Whenever a line below holds the word "lines", count it once; report the total and nothing else.

[Items from a data source]
▼
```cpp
constexpr int kReduceThreads = 512;
constexpr int kReduceMaxBlocks = 256;
constexpr int kTreeMaxBlocks = 2048;
constexpr int kShardMaxWorld = 16;
// ... 257 lines not shown
struct QuerySort {
  bool valid = false;
  bool slot_order = false;
  bool identity = false;
  bool presorted = false;
  bool sort_only = false;
  size_t fold_n = 0;
  const double *src = nullptr;
  size_t n = 0, cap = 0;
  uint32_t *d_cell_of = nullptr;
  uint32_t *d_perm = nullptr;
  void *d_tmp = nullptr;
  size_t cap_tmp = 0;
  bool have_prev = false;
  PrevMatch *d_prev = nullptr;
  double *d_sorted = nullptr;
  bool have_certs = false, have_pose = false, have_pose_before = false;
  double decay_r = 0., decay_t = 0.;
  Pose last_pose;
  uint32_t *d_cert_lists = nullptr;
  unsigned *d_cert_ctr = nullptr, *last_cert_ctr = nullptr;
  unsigned cert_seq = 0;
  unsigned long long cert_searches = 0;
};

hipError_t stable_sort_cells(const uint32_t *keys_in, uint32_t *perm_out, unsigned n, unsigned bits, void *&tmp, size_t &cap_tmp,
                             hipStream_t s);

}

struct icp_handle {
  int dim = 0;
  size_t m = 0;
  int device = 0;
  int nn_mode = ICP_NN_AUTO;
  bool single_launch = true;
  bool fixed_point_exit = true;
  bool owns_dst = false;
  const double *d_dst = nullptr;
  double *d_dst_own = nullptr;
  size_t cap_dst_own = 0, cap_soa = 0, cap_f32 = 0;
  double *d_dst_soa = nullptr;
  float *d_dst_f32 = nullptr;
  size_t m_pad = 0;
  bool brute_valid = false;
  bool screen_valid = false;
  hipStream_t own_stream = nullptr;
  hipStream_t stream = nullptr;
  icp::Workspace ws;
  icp::Grid grid;
  icp::QuerySort qsort;
  struct ShardEval {
    icp::WinParams P;
    int kind = 2, rank = 0, world = 1, b0 = 0, b1 = 0, blocks = 0;
    size_t n_local = 0, n_total = 0;
    const double *d_a = nullptr;
    icp::Pose T;
    double *d_ordered = nullptr;
    bool active = false;
    icp::WinParams P2;
// ... 211 lines not shown
```

### icp_rust_amd/csrc/nn_grid.hip

```cpp
#include "common.hpp"
#include <type_traits>

namespace icp {

__device__ __forceinline__ int cell_coord(double v, double lo, double inv_h, int n) {
  double t = floor((v - lo) * inv_h);
  t = fmin(fmax(t, 0.), (double)(n - 1));
  return (int)t;
}

__global__ void k_grid_bbox(const double *__restrict__ dst, unsigned m, int dim, double *__restrict__ part) {
  __shared__ double smn[3][256], smx[3][256];
  double mn[3], mx[3];
  for (int d = 0; d < 3; ++d) {
    mn[d] = __builtin_huge_val();
    mx[d] = -__builtin_huge_val();
  }
  for (unsigned i = blockIdx.x * 256 + threadIdx.x; i < m; i += gridDim.x * 256)
    for (int d = 0; d < dim; ++d) {
      const double v = dst[(size_t)i * dim + d];
      mn[d] = fmin(mn[d], v);
      mx[d] = fmax(mx[d], v);
    }
  for (int d = 0; d < 3; ++d) {
// ... 929 lines not shown
                                                               GridParams g, const uint32_t *__restrict__ start,
                                                               const GridPoint *__restrict__ pts,
                                                               const double *__restrict__ dst, uint32_t *__restrict__ idx,
                                                               double2 *__restrict__ a, double2 *__restrict__ b,
                                                               PrevMatch *prev, CertDecay cd, unsigned xcd_chunk) {
  const unsigned k = xcd_wave(blockIdx.x, gridDim.x, xcd_chunk) * kGridThreads + threadIdx.x;
  if (k >= n) return;
  warm_query<DIM, CERT>(k, src, perm, T, g, start, pts, dst, idx, a, b, prev, cd);
}

#ifndef ICP_COOP_ITEMS
#define ICP_COOP_ITEMS 2
#endif
#ifndef ICP_COOP_ROWS
#define ICP_COOP_ROWS 4
#endif
#ifndef ICP_COOP_FLUSH_AT
#define ICP_COOP_FLUSH_AT 96
#endif
constexpr int kCoopItems = ICP_COOP_ITEMS;
constexpr int kCoopRows = ICP_COOP_ROWS;
constexpr int kCoopCandCap = 256;
constexpr int kCoopFlushAt = ICP_COOP_FLUSH_AT;
struct CoopLds {
  uint32_t pref[64];
  uint32_t rows_d[64][kCoopRows];
  uint32_t rows_o[64][kCoopRows];
  float4 oq[64];
  uint32_t obi[64];
  uint2 cand[kCoopCandCap];
  unsigned long long fkey[64];
  uint32_t fidx[64];
  uint32_t fwin[64];
};

#ifdef ICP_COOP_PROFILE
__device__ unsigned long long g_coop_prof[64][12];
__device__ long long g_coop_span[16384][2];
__device__ unsigned long long g_coop_rows[32];
#define COOP_STAMP(i)                                                  \
  do {                                                                 \
    asm volatile("s_waitcnt vmcnt(0) lgkmcnt(0)" ::: "memory");        \
    const long long now_ = wall_clock64();                             \
    cprof[i] += (unsigned long long)(now_ - ct_last);                  \
    ct_last = now_;                                                    \
  } while (0)
#define COOP_COUNT(i, v) (cprof[i] += (v))
#else
#define COOP_STAMP(i) ((void)0)
#define COOP_COUNT(i, v) ((void)0)
#endif

template <int DIM, bool SEEDED>
__device__ __forceinline__ void warm_wave(const unsigned k, const unsigned n, const double *__restrict__ src,
                                          const uint32_t *__restrict__ perm, Pose T, const GridParams &g,
                                          const uint32_t *__restrict__ start, const GridPoint *__restrict__ pts,
                                          const double *__restrict__ dst, uint32_t *__restrict__ idx,
                                          double2 *__restrict__ a, double2 *__restrict__ b, PrevMatch *prev, PrevMatch seed,
                                          CoopLds &S) {
  const unsigned lane = threadIdx.x;
#ifdef ICP_COOP_PROFILE
  unsigned long long cprof[12] = {0, 0, 0, 0, 0, 0, 0, 1, 0, 0, 0, 0};
  long long ct_last = wall_clock64();
  const long long ct_first = ct_last;
#endif
  const bool in_range = k < n;
  const unsigned kk = in_range ? k : n - 1;
  const unsigned i = perm ? perm[kk] : kk;
  double q[3];
  q[0] = src[(size_t)kk * DIM + 0];
  q[1] = src[(size_t)kk * DIM + 1];
  q[2] = DIM == 3 ? src[(size_t)kk * DIM + 2] : 0.;
  {
    const double nx = (T.r00 * q[0] + T.r01 * q[1]) + T.tx;
    const double ny = (T.r10 * q[0] + T.r11 * q[1]) + T.ty;
    q[0] = nx;
    q[1] = ny;
  }
  const PrevMatch pm = SEEDED ? seed : prev[kk];
  const bool no_match = pm.idx == 0xffffffffu;
  bool alive = in_range && !no_match;
  auto dist2 = [&](double tx, double ty, double tz) -> double {
// ... 165 lines not shown
    };
    ey(0);
    if (ny > 1) ey(1);
    if (ny > 2) {
      ey(2);
      ey(3);
    }
    ez(0);
    row(0);
    if (DIM == 3 && nz > 1) {
      ez(1);
      row(1);
      if (nz > 2) {
        ez(2);
        ez(3);
        row(2);
        row(3);
      }
    }
    if (on) mask = m;
  };
  make_mask(alive);
  const bool wave_tiles = __ballot(alive && (hi_c[1] - lo_c[1] >= 4 || hi_c[2] - lo_c[2] >= 4)) != 0ull;
#ifdef ICP_COOP_PROFILE
  unsigned rows_total = 0;
#endif
  for (;;) {
    int nr = 0;
    uint32_t rlo[kCoopRows], rhi[kCoopRows];
#pragma unroll
    for (int r = 0; r < kCoopRows; ++r) rlo[r] = rhi[r] = 0u;
    auto pick = [&](const bool on, uint32_t &d, uint32_t &o) -> bool {
      const bool take = on && mask != 0u;
      const int r = __ffs((int)mask) - 1;
      if (on) mask &= mask - 1u;
      const int jy = r & 3, jz = r >> 2;
      const uint32_t rb = ((uint32_t)(tz + jz) * g.n[1] + (uint32_t)(ty + jy)) * g.n[0];
      if (take) {
        d = rb + lo_c[0];
        o = rb + hi_c[0] + 1;
      }
      return take;
    };
#pragma unroll
    for (int r = 0; r < kCoopRows; ++r) {
      if (__ballot(mask != 0u) == 0ull) break;
      nr += pick(true, rlo[r], rhi[r]) ? 1 : 0;
    }
// ... 34 lines not shown
      sb[r] = start[rlo[r]];
      se[r] = start[rhi[r]];
    }
    uint32_t rd[kCoopRows], ro[kCoopRows], Q = 0;
#pragma unroll
    for (int r = 0; r < kCoopRows; ++r) {
      const uint32_t nq = ((nr > r) & (se[r] > sb[r])) ? ((se[r] - sb[r] + 3) >> 2) : 0u;
      ro[r] = Q;
      rd[r] = sb[r] - 4u * Q;
      Q += nq;
    }
    COOP_STAMP(2);
    uint32_t incl = Q;
#define ICP_SCAN_DPP(v, ctrl, rows) (uint32_t)__builtin_amdgcn_update_dpp(0, (int)(v), ctrl, rows, 0xf, true)
    incl += ICP_SCAN_DPP(incl, 0x111, 0xf);
    incl += ICP_SCAN_DPP(incl, 0x112, 0xf);
    incl += ICP_SCAN_DPP(incl, 0x114, 0xf);
    incl += ICP_SCAN_DPP(incl, 0x118, 0xf);
    incl += ICP_SCAN_DPP(incl, 0x142, 0xa);
    incl += ICP_SCAN_DPP(incl, 0x143, 0xc);
#undef ICP_SCAN_DPP
    const uint32_t total = (uint32_t)__builtin_amdgcn_readlane((int)incl, 63);
    S.pref[lane] = incl - Q;
#pragma unroll
    for (int r = 0; r < kCoopRows; ++r) {
      S.rows_d[lane][r] = rd[r];
      S.rows_o[lane][r] = ro[r];
    }
    __syncthreads();
    COOP_STAMP(3);
    auto batch = [&](auto ni_, const uint32_t w0) {
      constexpr int NI = decltype(ni_)::value;
      COOP_COUNT(9, 1);
      GridPoint t[4 * NI];
      unsigned own[NI];
      bool has[NI];
#pragma unroll
      for (int it = 0; it < NI; ++it) {
        const uint32_t w = w0 + 64u * it + lane;
        has[it] = w < total;
        const uint32_t wc = has[it] ? w : total - 1;
        unsigned L = 0;
#pragma unroll
        for (unsigned st = 32; st >= 1; st >>= 1)
          if (S.pref[L + st] <= wc) L += st;
        own[it] = L;
// ... 41 lines not shown
          cnt += (unsigned)__popcll(bal[u]);
        }
      }
    };
    {
      uint32_t w0 = 0;
      for (; w0 + 64u < total; w0 += 64u * kCoopItems) batch(std::integral_constant<int, kCoopItems>{}, w0);
      if (w0 < total) batch(std::integral_constant<int, 1>{}, w0);
    }
    __syncthreads();
    COOP_STAMP(4);
    if (cnt >= (unsigned)kCoopFlushAt) {
      flush();
      COOP_STAMP(5);
    }
  }
  COOP_STAMP(1);
  if (cnt > 0) flush();
  COOP_STAMP(5);
#ifdef ICP_COOP_PROFILE
  auto coop_report = [&]() {
    asm volatile("s_waitcnt vmcnt(0) lgkmcnt(0)" ::: "memory");
    cprof[6] += (unsigned long long)(wall_clock64() - ct_last);
    if (in_range) atomicAdd(&g_coop_rows[rows_total < 31u ? rows_total : 31u], 1ull);
    if (lane == 0) {
      for (int j = 0; j < 12; ++j) atomicAdd(&g_coop_prof[blockIdx.x & 63][j], cprof[j]);
      if (blockIdx.x < 16384u) {
        g_coop_span[blockIdx.x][0] = ct_first;
        g_coop_span[blockIdx.x][1] = wall_clock64();
      }
    }
  };
#endif

  auto emit = [&]() {
    if (!in_range) return;
    if (no_match) {
      if (SEEDED) prev[k] = pm;
      if (idx) idx[i] = 0;
      if (a) a[i] = make_double2(q[0], q[1]);
      if (b) b[i] = make_double2(dst[0], dst[1]);
      return;
    }
    if (bi == 0xffffffffu) {
      bi = 0;
      bx = dst[0];
      by = dst[1];
      bz = DIM == 3 ? dst[2] : 0.;
    }
    if (SEEDED || bi != pm.idx) {
      PrevMatch out;
      out.x = bx;
      out.y = by;
      out.z = bz;
      out.idx = bi;
      out.pad = 0;
      prev[k] = out;
    }
    if (idx) idx[i] = bi;
    if (a) a[i] = make_double2(q[0], q[1]);
    if (b) b[i] = make_double2(bx, by);
  };
  emit();
#ifdef ICP_COOP_PROFILE
  coop_report();
#endif
}
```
▲
Answer area
6